Since the initial life-saving surgery, Stephanie, now 9, wears an eye patch. She has undergone many more reconstructive procedures to restore the bones around the eye and reconstruct a skull to protect her developing brain.
Fried calls her the "miracle girl" who is completely normal neurologically. She will undergo additional operations to get her ready for a prosthetic eye. "She's healed very nicely," he said.
Fried said he doesn't often see young patients with such extensive injuries recover so well. "Depending on the type of injuries, it may be in 15 percent of the cases," particularly when the bullet only grazes the skull or "flakes the bone and barely goes into the brain," he said.

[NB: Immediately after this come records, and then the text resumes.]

# AO33/HiC_Genome_Assembler

Measured on AMD Instinct MI355X. Metric: Part1+Part2 wall-clock (s) and bins/s on N x N contact map, higher is better.
Workload: dtype f64

## Files before the change

### hic_genome_assembler_amd/_lib.py

```python
from __future__ import annotations

import ctypes
import os

import numpy as np

_HERE = os.path.dirname(os.path.abspath(__file__))
LIB_PATH = os.environ.get("HICMI_LIB") or os.path.join(_HERE, "libhicmi.so")
_lib = None

c_i64 = ctypes.c_int64
c_dbl = ctypes.c_double
_vp = ctypes.c_void_p
_M64 = (1 << 64) - 1

SIGNATURES = {
    "hicmi_abi_version": (ctypes.c_int, []),
    "hicmi_last_error": (ctypes.c_char_p, []),
    "hicmi_device_count": (ctypes.c_int, [ctypes.POINTER(ctypes.c_int)]),
    "hicmi_create": (ctypes.c_int, [ctypes.c_int, ctypes.POINTER(_vp)]),
    "hicmi_destroy": (ctypes.c_int, [_vp]),
    "hicmi_stream": (ctypes.c_int, [_vp, ctypes.POINTER(_vp)]),
    "hicmi_synchronize": (ctypes.c_int, [_vp]),
    "hicmi_set_contacts_host": (ctypes.c_int, [_vp, _vp, c_i64]),
    "hicmi_set_contacts_host_f32": (ctypes.c_int, [_vp, _vp, c_i64]),
    "hicmi_set_contacts_device": (ctypes.c_int, [_vp, _vp, c_i64, c_i64]),
    "hicmi_contacts_device": (ctypes.c_int, [_vp, ctypes.POINTER(_vp), ctypes.POINTER(c_i64), ctypes.POINTER(c_i64)]),
    "hicmi_load_hicpro_matrix": (ctypes.c_int, [ctypes.c_char_p, _vp, c_i64, _vp, ctypes.c_int, ctypes.POINTER(c_i64)]),
    "hicmi_write_hicpro_matrix": (ctypes.c_int, [ctypes.c_char_p, _vp, c_i64, _vp, ctypes.c_int, ctypes.POINTER(c_i64)]),
    "hicmi_format_double": (ctypes.c_int, [c_dbl, ctypes.c_char_p, c_i64]),
    "hicmi_row_sums": (ctypes.c_int, [_vp, _vp, _vp]),
    "hicmi_set_row_shard": (ctypes.c_int, [_vp, c_i64, c_i64]),
    "hicmi_set_row_sums": (ctypes.c_int, [_vp, _vp, _vp]),
    "hicmi_compact": (ctypes.c_int, [_vp, _vp, c_i64]),
    "hicmi_rebin": (ctypes.c_int, [_vp, _vp, c_i64]),
    "hicmi_group_sums": (ctypes.c_int, [_vp, _vp, _vp, c_i64, c_i64, _vp, _vp]),
    "hicmi_junction_sums": (ctypes.c_int, [_vp, _vp, c_i64, _vp, c_i64, _vp]),
    "hicmi_get_contact_rows": (ctypes.c_int, [_vp, c_i64, c_i64, _vp]),
    "hicmi_ice_mask_rows": (ctypes.c_int, [_vp, _vp, c_i64]),
    "hicmi_ice_balance": (ctypes.c_int, [_vp, _vp, c_i64, c_dbl, _vp, ctypes.POINTER(c_i64), ctypes.POINTER(c_dbl)]),
    "hicmi_upgma": (ctypes.c_int, [_vp, _vp, _vp]),
    "hicmi_rank_matrix": (ctypes.c_int, [_vp, _vp]),
    "hicmi_presort_state": (ctypes.c_int, [_vp, _vp, _vp]),
    "hicmi_get_rank_rows": (ctypes.c_int, [_vp, c_i64, c_i64, ctypes.c_int, _vp]),
    "hicmi_get_similarity_row": (ctypes.c_int, [_vp, c_i64, _vp]),
    "hicmi_cut_scan": (ctypes.c_int, [_vp, c_i64, c_i64, c_dbl, _vp, _vp]),
    "hicmi_filter_scan": (ctypes.c_int, [_vp, c_i64, c_i64, c_i64, c_i64, c_dbl, _vp, _vp]),
    "hicmi_first_pass_cuts": (ctypes.c_int, [_vp, c_i64, c_i64, c_dbl, _vp, c_i64, _vp, _vp, c_i64, _vp]),
    "hicmi_filter_cuts": (ctypes.c_int, [_vp, _vp, c_i64, c_dbl, _vp, c_i64, _vp, _vp]),
    "hicmi_first_pass_cuts_multi": (ctypes.c_int, [_vp, c_i64, _vp, _vp, c_dbl, _vp, c_i64, _vp, _vp, c_i64, _vp]),
    "hicmi_filter_cuts_multi": (ctypes.c_int, [_vp, c_i64, _vp, _vp, _vp, _vp, c_i64, _vp, _vp]),
    "hicmi_hypergeom_decide": (ctypes.c_int, [c_i64, c_i64, c_i64, c_i64, c_dbl]),
    "hicmi_hypergeom_sf": (c_dbl, [c_i64, c_i64, c_i64, c_i64]),
    "hicmi_selftest_division": (ctypes.c_int, [_vp, ctypes.c_uint64, c_i64, ctypes.POINTER(ctypes.c_uint64)]),
    "hicmi_label_linkage": (ctypes.c_int, [_vp, c_i64, _vp]),
    "hicmi_leaf_order": (ctypes.c_int, [_vp, c_i64, _vp]),
    "hicmi_get_raw_merges": (ctypes.c_int, [_vp, _vp]),
    "hicmi_nnchain_stats": (ctypes.c_int, [_vp, _vp]),
    "hicmi_p2_select": (ctypes.c_int, [_vp, _vp, c_i64]),
    "hicmi_p2_total": (ctypes.c_int, [_vp, ctypes.POINTER(c_dbl)]),
    "hicmi_p2_score": (ctypes.c_int, [_vp, _vp, c_i64, c_i64, c_dbl, _vp]),
    "hicmi_p2_score_exact": (ctypes.c_int, [_vp, _vp, c_i64, c_i64, c_dbl, _vp]),
    "hicmi_p2_layout": (ctypes.c_int, [_vp, _vp, _vp, c_i64]),
    "hicmi_p2_set_arrangement": (ctypes.c_int, [_vp, _vp, _vp, c_i64]),
    "hicmi_p2_arrangement_total": (ctypes.c_int, [_vp, ctypes.POINTER(c_dbl)]),
    "hicmi_p2_arrangement_score": (ctypes.c_int, [_vp, c_dbl, ctypes.POINTER(c_dbl)]),
    "hicmi_p2_score_insertions": (ctypes.c_int, [_vp, ctypes.c_int32, c_dbl, _vp]),
    "hicmi_p2_window_tables": (ctypes.c_int, [_vp, c_i64, _vp, c_i64, _vp, c_i64]),
    "hicmi_p2_score_window": (ctypes.c_int, [_vp, c_i64, c_i64, _vp]),
    "hicmi_p2_decide_window": (ctypes.c_int, [_vp, c_i64, c_i64, c_dbl, c_dbl, c_dbl, ctypes.POINTER(c_i64),
                                              ctypes.POINTER(c_dbl), ctypes.POINTER(c_dbl)]),
    "hicmi_p2_window_shortlist": (ctypes.c_int, [_vp, c_i64, c_i64, c_i64, c_dbl, c_dbl, c_dbl, c_i64, _vp, _vp, _vp]),
    "hicmi_p2_decide_insertion": (ctypes.c_int, [_vp, _vp, _vp, c_i64, ctypes.c_int32, ctypes.c_int32,
                                                 ctypes.POINTER(c_i64), ctypes.POINTER(ctypes.c_int32),
                                                 ctypes.POINTER(c_dbl)]),
    "hicmi_p2_insert_all": (ctypes.c_int, [_vp, _vp, _vp, c_i64, _vp, c_i64, ctypes.POINTER(c_dbl)]),
    "hicmi_scan_valid_pairs": (ctypes.c_int, [ctypes.c_char_p, ctypes.c_char_p, _vp, c_i64, _vp, _vp, c_i64, ctypes.c_int,
                                              ctypes.POINTER(c_i64), ctypes.POINTER(c_i64), ctypes.POINTER(_vp)]),
    "hicmi_scan_fetch": (ctypes.c_int, [_vp, _vp, _vp, _vp]),
    "hicmi_parse_valid_pairs": (ctypes.c_int, [ctypes.c_char_p, ctypes.c_char_p, _vp, c_i64, _vp, ctypes.c_int, c_i64, c_i64,
                                               _vp, _vp, _vp, _vp, ctypes.POINTER(c_i64), ctypes.POINTER(c_i64), _vp]),
    "hicmi_map_begin": (ctypes.c_int, [_vp, _vp, c_i64, c_i64]),
    "hicmi_map_add_pairs": (ctypes.c_int, [_vp, _vp, _vp, _vp, _vp, c_i64]),
    "hicmi_map_finish": (ctypes.c_int, [_vp, ctypes.POINTER(c_i64)]),
    "hicmi_build_maps": (ctypes.c_int, [ctypes.c_char_p, ctypes.c_char_p, _vp, c_i64, _vp, c_i64, _vp, _vp, ctypes.c_int, _vp]),
    "hicmi_map_begin_lifted": (ctypes.c_int, [_vp, _vp, c_i64, _vp, _vp, _vp, _vp, c_i64, c_i64]),
# ... 545 lines not shown
        _check(self._lib.hicmi_nnchain_stats(self._h, _ptr(out)))
        return dict(merges=out[0], scans=out[1], scan_columns=out[2], cache_hits=out[3], retries=int(out[4]))

    def rank_matrix(self, order):
        order = np.ascontiguousarray(order, dtype=np.int32)
        if len(order) != self.n:
            raise ValueError("order must have n entries")
        _check(self._lib.hicmi_rank_matrix(self._h, _ptr(order)))

    def presort_state(self):
        st = ctypes.c_int(0)
        tied = c_i64(0)
        _check(self._lib.hicmi_presort_state(self._h, ctypes.byref(st), ctypes.byref(tied)))
        return st.value, int(tied.value)

    def rank_rows(self, row0=0, nrows=None, inverse=False):
        nrows = self.n - row0 if nrows is None else nrows
        out = np.empty((nrows, self.n), np.uint16)
        _check(self._lib.hicmi_get_rank_rows(self._h, row0, nrows, 1 if inverse else 0, _ptr(out)))
        return out

    def similarity_row(self, row):
        out = np.empty(self.n, np.float64)
        _check(self._lib.hicmi_get_similarity_row(self._h, row, _ptr(out)))
        return out

    def cut_scan(self, start, M, psig, want_x=False):
        cnt = self.n - start
        sig = np.empty(cnt, np.uint8)
        x = np.empty(cnt, np.int32) if want_x else None
        _check(self._lib.hicmi_cut_scan(self._h, start, M, psig, _ptr(x), _ptr(sig)))
        return (sig, x) if want_x else sig

    def filter_scan(self, start, c, n_rows, M, psig, want_x=False):
        sig = np.empty(n_rows, np.uint8)
        x = np.empty(n_rows, np.int32) if want_x else None
        _check(self._lib.hicmi_filter_scan(self._h, start, c, n_rows, M, psig, _ptr(x), _ptr(sig)))
        return (sig, x) if want_x else sig

    def first_pass_cuts(self, min_size, stop_ind, psig):
        cuts = np.empty(self.n, np.int32)
        mlog = np.empty((self.n, 2), np.int32)
        nc, nl = c_i64(0), c_i64(0)
        _check(self._lib.hicmi_first_pass_cuts(self._h, int(min_size), int(stop_ind), float(psig), _ptr(cuts), self.n,
                                               ctypes.byref(nc), _ptr(mlog), self.n, ctypes.byref(nl)))
        return [int(v) for v in cuts[:nc.value]], [(int(a), int(b)) for a, b in mlog[:nl.value]]

    def filter_cuts(self, cuts, psig):
        cuts = np.ascontiguousarray(cuts, dtype=np.int32)
        out = np.empty(self.n, np.int32)
        m, warned = c_i64(0), c_i64(0)
        _check(self._lib.hicmi_filter_cuts(self._h, _ptr(cuts), len(cuts), float(psig), _ptr(out), self.n,
                                           ctypes.byref(m), ctypes.byref(warned)))
        return [int(v) for v in out[:m.value]], int(warned.value)

    SCAN_MAX_SETS = 64

    def first_pass_cuts_multi(self, sets, psig):
        out = []
        n = self.n
        for c0 in range(0, len(sets), self.SCAN_MAX_SETS):
            part = sets[c0:c0 + self.SCAN_MAX_SETS]
            k = len(part)
            ms = np.array([int(a) for a, _b in part], np.int64)
            si = np.array([int(b) for _a, b in part], np.int64)
            cuts = np.empty((k, n), np.int32)
# ... 511 lines not shown
```

### hic_genome_assembler_amd/csrc/api.hip

```cpp
#include <hip/hip_runtime.h>

#include <algorithm>
#include <cmath>
#include <cstdarg>
#include <climits>
#include <cstdio>
#include <cstdlib>
#include <cstring>
#include <numeric>
#include <string>
#include <unordered_map>
#include <functional>
#include <chrono>
#include <vector>

#include "../../include/hicmi.h"
#include "hicmi_internal.h"
#include "devbuf.h"
#include "hyper.h"

using namespace hicmi;

static thread_local std::string g_err;

// ... 1994 lines not shown
        c->cached_start = start;
    }
    return finish_scan(c, cnt, 0, 0, M, psig, x_out, sig_out, t0);
}

int hicmi_filter_scan(hicmi_ctx* c, int64_t start, int64_t cut, int64_t n_rows, int64_t M, double psig,
                      int32_t* x_out, uint8_t* sig_out)
{
    if (!c) return fail(HICMI_EINVAL, "NULL context");
    if (!c->have_rank) return fail(HICMI_EINVAL, "hicmi_rank_matrix has not run");
    const int64_t n = c->n;
    if (start < 0 || start >= n || cut < start || cut >= n || n_rows < 0 || start + n_rows > n)
        return fail(HICMI_EINVAL, "filter scan arguments out of range");
    HIPCHK(hipSetDevice(c->device));
    int rc = ensure_scan_buffers(c);
    if (rc) return rc;
    c->cached_start = -1;
    const int64_t st = c->shard_stride;
    const int64_t t0 = ((c->shard_first - start) % st + st) % st;
    if (st > 1) HIPCHK(hipMemsetAsync(c->d_x, 0, sizeof(int32_t) * (size_t)n_rows, c->stream));
    {
        Timed t(c, F_CUT_COUNT, 2.0 * (double)n_rows * (double)(cut - start + 1) / (double)st);
        if (t0 < n_rows)
            launch_cut_count(c->dRank, c->ldr, (int)(start + t0), (int)(n_rows - t0), (int)start, 1, (int)cut, c->d_x + t0, (int)st,
                             c->stream);
    }
    HIPCHK(hipGetLastError());
    return finish_scan(c, n_rows, 1, cut - start, M, psig, x_out, sig_out, t0);
}
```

In most cases, "the bullet ricochets all over the place, and those are the cases that are not going to do well."
The intense medical attention seems to have had quite an influence on Stephanie, a precocious third-grader who, until three months ago, was home-schooled because of disruptions associated with frequent operations.
She adores math, and every day tells her father she wants to be a doctor. He tells her she can be whatever she wants, as long as she's happy.
In a brief conversation Tuesday night, Stephanie said she wanted to be a surgeon who operates on "the brain and the skull" so she can help adults and children.
The past few years have taught her "to be prayerful." God, she said, "kept me safe."